Così se il mercato definisce che l’azione fiat vale 9 euro (per esempio) e quindi qualsiasi azione ordinaria della fiat ha questo valore, tale valore viene determinato per TUTTE le azioni dallo scambio , poniamo, di un centomillesimo di tutte le azioni simili, ed esteso arbitrariamente a tutte le altre.
Quindi una quotazione avrà tanto più senso, quanto è il numero di azioni scambiate in quella contrattazione, mentre, viceversa una quotazione raggiunta su piccoli quantitativi, sarà solo orientativa.
Grazie al meccanismo di formazione della quotazione, accade che se si manifesta prima l’acquirente e poi il venditore, il valore sale, se viceversa arriva prima il venditore, il prezzo scende.
Questo perché, quando il titolo viene “chiamato” ovvero si comunica a tutti gli operatori di fare le loro offerte e richieste, il prezzo resterà invariato se si pareggeranno, mentre e le richieste supereranno le offerte, il prezzo, per tutti, comincerà a salire di una percentuale fissa, fino a che si uniranno altri venditori, aumentando così l’offerta.
Meccanismo analogo ma contrario se le vendite superano le richieste, il prezzo scenderà fino a che offerte non verranno ritirate e/o il numero di richieste aumentate.
Sovente, gli operatori, agiscono , per piccoli quantitativi, anche per conto proprio, oltre che per conto dei clienti, stabilizzando così domanda e offerta per i piccoli quantitativi residui.
Questo estendere comunque a tutto l’insieme delle azioni, il valore stabilito su una piccola percentuale di esse, è la ragione per cui si dice, in caso di cali consistenti, che sono stati “bruciati” tot capitali.
In effetti sono capitali che non sono mai realmente esistiti, ma calcolati solo estendendo all’intero 100% delle azioni il valore di quelle contrattate.

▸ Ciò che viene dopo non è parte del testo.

template <int NW, int GATED>
__global__ __launch_bounds__(NW * 64) void conv3x3_mfma_v2_kernel(const V2Args a) {
    using Q = KW<NW>;
// ... 272 lines not shown
                    load_step(1, af[1], bf[1]);
                    __builtin_amdgcn_sched_barrier(0);
                    mma_step(2);
                    __builtin_amdgcn_sched_barrier(0);
                }
#pragma unroll
                for (int step = 0; step < 18; ++step) {
                    if (step + 2 < 18) load_step(step + 2, af[(step + 2) % 3], bf[(step + 2) % 3]);
                    if (more && 2 * step < Q::NP) {
                        if (need_w || 2 * step < Q::NH) issue_piece(2 * step, c1, nxt);
                        if (2 * step + 1 < Q::NP && (need_w || 2 * step + 1 < Q::NH)) issue_piece(2 * step + 1, c1, nxt);
                    }
                    static_assert(2 * 5 >= Q::NP || NW != 8, "deferred stores must follow the last DMA piece");
                    if (FIRST && ov_pending && (GATED != 5 || has_y) && step >= 5 && step < 5 + Q::NST) store_ov(step - 5);
                    if (GATED == 3 && FIRST && ovb_pending && step >= 5 + Q::NST && step < 5 + Q::NST + Q::RPW) store_ovb(step - 5 - Q::NST);
                    if (GATED == 5 && FIRST && ovh_pending && step >= 5 + Q::NST && 2 * (step - 5 - Q::NST) < 3 * Q::RPW) {
                        store_ovh(2 * (step - 5 - Q::NST));
                        if (2 * (step - 5 - Q::NST) + 1 < 3 * Q::RPW) store_ovh(2 * (step - 5 - Q::NST) + 1);
                    }
                    __builtin_amdgcn_sched_barrier(0);
                    if (LAST || step < 18 - CARRY) mma_step(step % 3);
                    __builtin_amdgcn_sched_barrier(0);
                }
            } else {
                constexpr int NF = 12, NM = 32;
                auto load_frag = [&](int tap, int f, uint4 (&xf)[Q::RPW][2], uint4 (&wf)[4]) __attribute__((always_inline)) {
                    const int kh = tap / 3, kw = tap % 3;
                    if (f == 0 || f >= 9) {
                        const int cb = f == 0 ? 0 : f - 8;
                        wf[cb] = *(const uint4*)(lds + b16_lane + (tap * 64 + 16 * cb) * 64);
                    } else {
                        const int mi = (f - 1) >> 1, ph = (f - 1) & 1;
                        xf[mi][ph] = *(const uint4*)(lds + a16_lane[kw] + ((mi + kh) * K::HALO_W + 16 * ph) * 64);
                    }
                };
                auto mma_m = [&](int m, int slot) __attribute__((always_inline)) {
                    const int cb = m >> 3, mi = (m & 7) >> 1, ph = m & 1;
                    mma16(acc[mi][ph][cb], wr[slot][cb], xr[slot][mi][ph]);
                };
                const unsigned kill = more ? 0u : kWuOOB;
                if constexpr (FIRST) {
#pragma unroll
                    for (int f = 0; f < NF; ++f) load_frag(0, f, xr[0], wr[0]);
                } else {
#pragma unroll
                    for (int m = 0; m < NM; ++m) {
                        mma_m(m, 2);
                        if (m < NF) load_frag(0, m, xr[0], wr[0]);
                        __builtin_amdgcn_sched_barrier(0);
                    }
                }
#pragma unroll
                for (int tap = 0; tap < 9; ++tap) {
                    const int cur = tap % 3, nx = (tap + 1) % 3;
#pragma unroll
                    for (int m = 0; m < NM; ++m) {
                        if (LAST || tap < 9 - CARRY) mma_m(m, cur);
                        if (tap + 1 < 9 && m < NF) load_frag(tap + 1, m, xr[nx], wr[nx]);
                        if ((m == 15 || m == NM - 1) && 4 * tap < Q::NP) {
                            const int j0 = 4 * tap + (m == 15 ? 0 : 2);
                            if (j0 < Q::NP) issue_piece(j0, c1, nxt, kill);
                            if (j0 + 1 < Q::NP) issue_piece(j0 + 1, c1, nxt, kill);
                        }
                        static_assert(4 * 5 >= Q::NP || NW != 4, "deferred stores must follow the last DMA piece");
                        if (FIRST && (m == 15 || m == NM - 1) && ov_pending && tap >= 5) {
                            const int k0 = 4 * (tap - 5) + (m == 15 ? 0 : 2);
                            if (k0 + 1 < Q::NST) { store_ov(k0); store_ov(k0 + 1); }
                        }
                        if (GATED == 3 && FIRST && m == NM - 1 && ovb_pending && tap == 8) {
#pragma unroll
                            for (int mi = 0; mi < Q::RPW; ++mi) store_ovb(mi);
                        }
                        __builtin_amdgcn_sched_barrier(0);
                    }
                }
            }
            buf = nxt;
            if (FIRST && ov_pending) { stores_in_flight = ov_interior; bits_in_flight = ovb_pending; ov_pending = false; ovb_pending = false; ovh_pending = false; }
            if (FIRST) WU_STAMP(t_comp); else WU_STAMP(t_comp_rest);
        };
        do_chunk(0, std::true_type{}, std::false_type{});
        for (int c = 1; c + 1 < nchunks; ++c) do_chunk(c, std::false_type{}, std::false_type{});
        do_chunk(nchunks - 1, std::false_type{}, std::true_type{});
        if constexpr (M16) __syncthreads();

        const int n = cur.n;
        const int oh0 = cur.ty * K::TH, ow0 = cur.tx * K::TW, co0 = cur.ct * 64;
        WU_STAMP(t_epi_b1);
        const size_t img_pix = (size_t)n * a.H * a.W;
        auto epi_store = [&](auto act_tag, auto eg_tag, auto pool_tag) __attribute__((always_inline)) {
            constexpr int ACT = decltype(act_tag)::value, EG = decltype(eg_tag)::value;
            constexpr bool POOL = decltype(pool_tag)::value;
            constexpr int SCR_PITCH = 144;
            char* const scr = smem + (buf ^ 1) * K::BUF + wave * (Q::RPW * 32 * SCR_PITCH);
            if constexpr (M16) {
                static_assert(NW * Q::RPW * 32 * SCR_PITCH <= K::BUF, "transpose scratch must fit the free LDS buffer");
#pragma unroll
                for (int mi = 0; mi < Q::RPW; ++mi)
#pragma unroll
                    for (int ph = 0; ph < 2; ++ph)
#pragma unroll
                        for (int cb = 0; cb < 4; ++cb) {
                            const float4 bv = (GATED == 1 || GATED == 2) ? make_float4(0.f, 0.f, 0.f, 0.f) : b16[cb];
                            f32x2_t v0 = f32x2_t{acc[mi][ph][cb][0], acc[mi][ph][cb][1]} + f32x2_t{bv.x, bv.y};
                            f32x2_t v1 = f32x2_t{acc[mi][ph][cb][2], acc[mi][ph][cb][3]} + f32x2_t{bv.z, bv.w};
                            if (ACT == WU_ACT_LEAKY) {
                                const f32x2_t s0_ = v0 * 0.2f, s1_ = v1 * 0.2f;
                                v0 = f32x2_t{fmaxf(v0.x, s0_.x), fmaxf(v0.y, s0_.y)};
                                v1 = f32x2_t{fmaxf(v1.x, s1_.x), fmaxf(v1.y, s1_.y)};
                            }
                            uint2 o = make_uint2(pack_bf16x2(v0.x, v0.y), pack_bf16x2(v1.x, v1.y));
                            if (ACT == WU_ACT_RELU) { o.x = relu_bf16x2(o.x); o.y = relu_bf16x2(o.y); }
                            *(uint2*)(scr + (mi * 32 + 16 * ph + l15) * SCR_PITCH + (16 * cb + 4 * q16) * 2) = o;
                        }
            }
            unsigned gb[Q::RPW], sb[Q::RPW];
#pragma unroll
            for (int i = 0; i < Q::RPW; ++i) gb[i] = sb[i] = 0u;
            f32x16_t hacc[Q::RPW];
            if constexpr (GATED == 5) {
#pragma unroll
                for (int mi = 0; mi < Q::RPW; ++mi)
#pragma unroll
                    for (int i = 0; i < 16; ++i) hacc[mi][i] = 0.f;
            }
#pragma unroll
            for (int mp = 0; mp < Q::RPW / 2; ++mp) {
                const int ohe = oh0 + Q::RPW * wave + 2 * mp, ow = ow0 + l31;
#pragma unroll
                for (int ni = 0; ni < 2; ++ni)
#pragma unroll
                    for (int g = 0; g < 4; g += 2) {
                        uint4 vr[2];
#pragma unroll
                        for (int r = 0; r < 2; ++r) {
                            const int mi = 2 * mp + r;
                            uint4 v;
                            if constexpr (M16) {
                                v = *(const uint4*)(scr + (mi * 32 + l31) * SCR_PITCH + (32 * ni + 8 * g + 8 * lh) * 2);
                            } else {
                            uint32_t o[2][2];
#pragma unroll
                            for (int h = 0; h < 2; ++h) {
                                const float4 bv = (GATED == 1 || GATED == 2) ? make_float4(0.f, 0.f, 0.f, 0.f) : bvq[ni][g + h];
                                const int r0 = 4 * (g + h);
                                f32x2_t v0 = f32x2_t{acc[mi][ni][r0 + 0], acc[mi][ni][r0 + 1]} + f32x2_t{bv.x, bv.y};
                                f32x2_t v1 = f32x2_t{acc[mi][ni][r0 + 2], acc[mi][ni][r0 + 3]} + f32x2_t{bv.z, bv.w};
                                if (ACT == WU_ACT_LEAKY) {
                                    const f32x2_t s0_ = v0 * 0.2f, s1_ = v1 * 0.2f;
                                    v0 = f32x2_t{fmaxf(v0.x, s0_.x), fmaxf(v0.y, s0_.y)};
                                    v1 = f32x2_t{fmaxf(v1.x, s1_.x), fmaxf(v1.y, s1_.y)};
                                }
                                o[h][0] = pack_bf16x2(v0.x, v0.y);
                                o[h][1] = pack_bf16x2(v1.x, v1.y);
                                if (ACT == WU_ACT_RELU) { o[h][0] = relu_bf16x2(o[h][0]); o[h][1] = relu_bf16x2(o[h][1]); }
                            }
                            const auto s0 = __builtin_amdgcn_permlane32_swap(o[0][0], o[1][0], false, false);
                            const auto s1 = __builtin_amdgcn_permlane32_swap(o[0][1], o[1][1], false, false);
                            v = make_uint4(s0[0], s1[0], s0[1], s1[1]);
                            }
                            if (GATED == 2) {
                                const int by = (int)(egb[mi] >> (8 * (2 * ni + (g >> 1))));
                                v.x &= gate_mask2(by, 0);
                                v.y &= gate_mask2(by, 2);
                                v.z &= gate_mask2(by, 4);
                                v.w &= gate_mask2(by, 6);
                            } else if (EG != WU_ACT_NONE) {
                                const uint4 yv = egv[mi][ni][g >> 1];
                                if (EG == WU_ACT_RELU) {
                                    v.x = relu_gate_bf16x2(v.x, yv.x); v.y = relu_gate_bf16x2(v.y, yv.y);
                                    v.z = relu_gate_bf16x2(v.z, yv.z); v.w = relu_gate_bf16x2(v.w, yv.w);
                                } else {
                                    v = gate16<bf16_t>(v, yv, WU_ACT_LEAKY);
                                }
                            }
                            ov[((mp * 2 + ni) * 2 + (g >> 1)) * 2 + r] = v;
                            vr[r] = v;
                            if constexpr (GATED == 5) mma(hacc[mi], hA[2 * ni + (g >> 1)], v);
                            if ((GATED == 3 || GATED == 4) && ACT == WU_ACT_RELU)
                                gb[2 * mp + r] |= nonzero_byte(v) << (8 * (2 * ni + (g >> 1)));
                        }
                        if (POOL) {
                            uint4 m = make_uint4(max_u16x2(vr[0].x, vr[1].x), max_u16x2(vr[0].y, vr[1].y), max_u16x2(vr[0].z, vr[1].z), max_u16x2(vr[0].w, vr[1].w));
                            m.x = max_u16x2(m.x, (uint32_t)__builtin_amdgcn_mov_dpp((int)m.x, 0xB1, 0xF, 0xF, true));
                            m.y = max_u16x2(m.y, (uint32_t)__builtin_amdgcn_mov_dpp((int)m.y, 0xB1, 0xF, 0xF, true));
                            m.z = max_u16x2(m.z, (uint32_t)__builtin_amdgcn_mov_dpp((int)m.z, 0xB1, 0xF, 0xF, true));
                            m.w = max_u16x2(m.w, (uint32_t)__builtin_amdgcn_mov_dpp((int)m.w, 0xB1, 0xF, 0xF, true));
                            if ((l31 & 1) == 0 && ohe + 1 < a.H && ow + 1 < a.W) {
                                const int Hp = a.H >> 1, Wp = a.W >> 1;
                                *(uint4*)(a.pool + (((size_t)n * Hp + (ohe >> 1)) * Wp + (ow >> 1)) * a.ldpool + co0 + 8 * lh + 32 * ni + 8 * g) = m;
                            }
                            if constexpr (GATED == 4) {
                                const uint4 x0 = make_uint4(vr[0].x ^ m.x, vr[0].y ^ m.y, vr[0].z ^ m.z, vr[0].w ^ m.w);
                                const uint4 x1 = make_uint4(vr[1].x ^ m.x, vr[1].y ^ m.y, vr[1].z ^ m.z, vr[1].w ^ m.w);
                                const uint32_t eq0 = ~nonzero_byte(x0) & 0xffu, eq1 = ~nonzero_byte(x1) & 0xffu;
                                const uint32_t nb = (uint32_t)__builtin_amdgcn_mov_dpp((int)(eq0 | (eq1 << 8)), 0xB1, 0xF, 0xF, true);
                                const uint32_t oddm = (l31 & 1) ? 0xffu : 0u;
                                const uint32_t nb0 = nb & 0xffu, nb1 = (nb >> 8) & 0xffu;
                                const uint32_t s0 = eq0 & ~(nb0 & oddm);
                                const uint32_t s1 = eq1 & ~eq0 & ~nb0 & ~(nb1 & oddm);
                                sb[2 * mp] |= s0 << (8 * (2 * ni + (g >> 1)));
                                sb[2 * mp + 1] |= s1 << (8 * (2 * ni + (g >> 1)));
                            }
                        }
                    }
            }
            if constexpr (GATED == 4) {
#pragma unroll
                for (int mi = 0; mi < Q::RPW; ++mi) {
                    const int oh = oh0 + Q::RPW * wave + mi, ow = ow0 + l31;
                    if (oh < a.H && ow < a.W) {
                        const size_t wi = (((size_t)n * a.H + oh) * a.W + ow) * (2 * a.cout_tiles) + 2 * cur.ct + lh;
                        a.gbits[wi] = gb[mi];
                        a.sbits[wi] = sb[mi];
                    }
                }
            }
            if constexpr (GATED == 5) {
#pragma unroll
                for (int mi = 0; mi < Q::RPW; ++mi)
#pragma unroll
                    for (int c = 0; c < 3; ++c) ovh[mi][c] = fast_tanh((hacc[mi][c] + (hacc[mi][4 + c] + hacc[mi][8 + c])) + hbias[c]);
                ovh_off = (unsigned)(((size_t)n * 3 * a.H + oh0 + Q::RPW * wave) * a.W + ow0 + l31);
                ovh_pending = true;
            }
            if (GATED == 3 && ACT == WU_ACT_RELU) {
#pragma unroll
                for (int mi = 0; mi < Q::RPW; ++mi) ovb[mi] = gb[mi];
                ovb_off = (unsigned)((((size_t)n * a.H + oh0 + Q::RPW * wave) * a.W + ow0 + l31) * (2 * a.cout_tiles) + 2 * cur.ct + lh);
                ovb_pending = true;
            }
        };
        using A0 = std::integral_constant<int, WU_ACT_NONE>;
        using A1 = std::integral_constant<int, WU_ACT_RELU>;
        using A2 = std::integral_constant<int, WU_ACT_LEAKY>;
        using NoPool = std::false_type;
        if constexpr (GATED == 5) {
            epi_store(A1{}, A0{}, NoPool{});
        } else if constexpr (GATED == 4) {
            epi_store(A1{}, A0{}, std::true_type{});
        } else if constexpr (GATED == 3) {
            epi_store(A1{}, A0{}, NoPool{});
        } else if constexpr (GATED == 2) {
            epi_store(A0{}, A0{}, NoPool{});
        } else if constexpr (GATED == 1) {
            if (a.egate_act == WU_ACT_RELU) epi_store(A0{}, A1{}, NoPool{});
            else epi_store(A0{}, A2{}, NoPool{});
        } else {
            if (a.act == WU_ACT_RELU) {
                if (a.pool) epi_store(A1{}, A0{}, std::true_type{});
                else epi_store(A1{}, A0{}, NoPool{});
            }
            else if (a.act == WU_ACT_LEAKY) epi_store(A2{}, A0{}, NoPool{});
            else epi_store(A0{}, A0{}, NoPool{});
        }
        {
            const int ohw = oh0 + Q::RPW * wave, ow = ow0 + l31;
            ov_img = has_y ? a.y + img_pix * a.ldy : a.y;
            ov_off = (unsigned)(((ohw * a.W + ow) * a.ldy + co0 + 8 * lh) * 2);
            unsigned rows = 0;
#pragma unroll
            for (int rr = 0; rr < Q::RPW; ++rr) rows |= (ohw + rr < a.H && ow < a.W) ? (1u << rr) : 0u;
            ov_ok = 0;
#pragma unroll
            for (int k = 0; k < Q::NST; ++k) ov_ok |= ((rows >> (2 * (k >> 3) + (k & 1))) & 1u) << k;
            ov_interior = oh0 + K::TH <= a.H && ow0 + K::TW <= a.W;
            ov_pending = true;
        }
        WU_STAMP(t_epi_s);
        cur = advance(cur);
    }
    if (ov_pending) {
        if (GATED != 5 || has_y) {
#pragma unroll
            for (int k = 0; k < Q::NST; ++k) store_ov(k);
        }
        if (GATED == 5 && ovh_pending) {
#pragma unroll
            for (int k = 0; k < 3 * Q::RPW; ++k) store_ovh(k);
        }
        if (GATED == 3 && ovb_pending) {
#pragma unroll
            for (int mi = 0; mi < Q::RPW; ++mi) store_ovb(mi);
        }
    }
    if (NW == 4) dma_wait_all();
    if (a.dbg && lane == 0) {
        unsigned long long* d = a.dbg + ((size_t)blockIdx.x * 8 + wave) * 8;
        d[0] = t_wait; d[1] = t_comp + t_comp_rest; d[2] = __builtin_readcyclecounter() - t_k0; d[3] = __builtin_amdgcn_s_memrealtime() - t_r0;
         d[4] = t_epi_b2; d[5] = t_epi_s; d[6] = (unsigned long long)((t_end - t_begin + t_step - 1) / t_step); d[7] = nchunks | (t_comp << 8);
    }
#undef WU_STAMP
}

}
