# marius311/MuseInference.jl

Measured on AMD Instinct MI355X. Metric: MC sims/sec (MAP+score), higher is better.
Workload: dtype f64; 1 GPU; funnel_1e4: Neal's funnel family model=funnel, N=10000-dim z, 1-dim theta, nsims=512 per step (512 on this rank), cold start z0=0, atol=1e-2; element_split=1, parallelism=sims sharded over 1 GPU(s) (weak scaling), one all-gather of scores per step

## Files before the change

museinference.jl_amd/csrc/solver.hpp:

```cpp
#pragma once
#include <math.h>

#include "models.hpp"
#include "reduce.hpp"
#include "rng.hpp"

namespace muse {
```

E questa è anche la ragione per cui , un investimento in borsa, lo si potrà definire più o meno buono, solo quando si sarà venduta la propria partecipazione, e quindi si conoscerà a quale prezzo.
Stesso discorso vale per gli immobili e ogni altro investimento che non abbia un mercato estremamente liquido, ovvero nel quale ogni giorno avvenga lo scambio di un grosso quantitativo di beni analoghi.
Da ricordare comunque che questi tipi di investimenti, per dare un buon risultato , occorre che non vengano mai monetizzati, ovvero venduti, in condizione di urgenza. Il disinvestimento va sempre fatto quando la quotazione ha raggiunto il livello programmato.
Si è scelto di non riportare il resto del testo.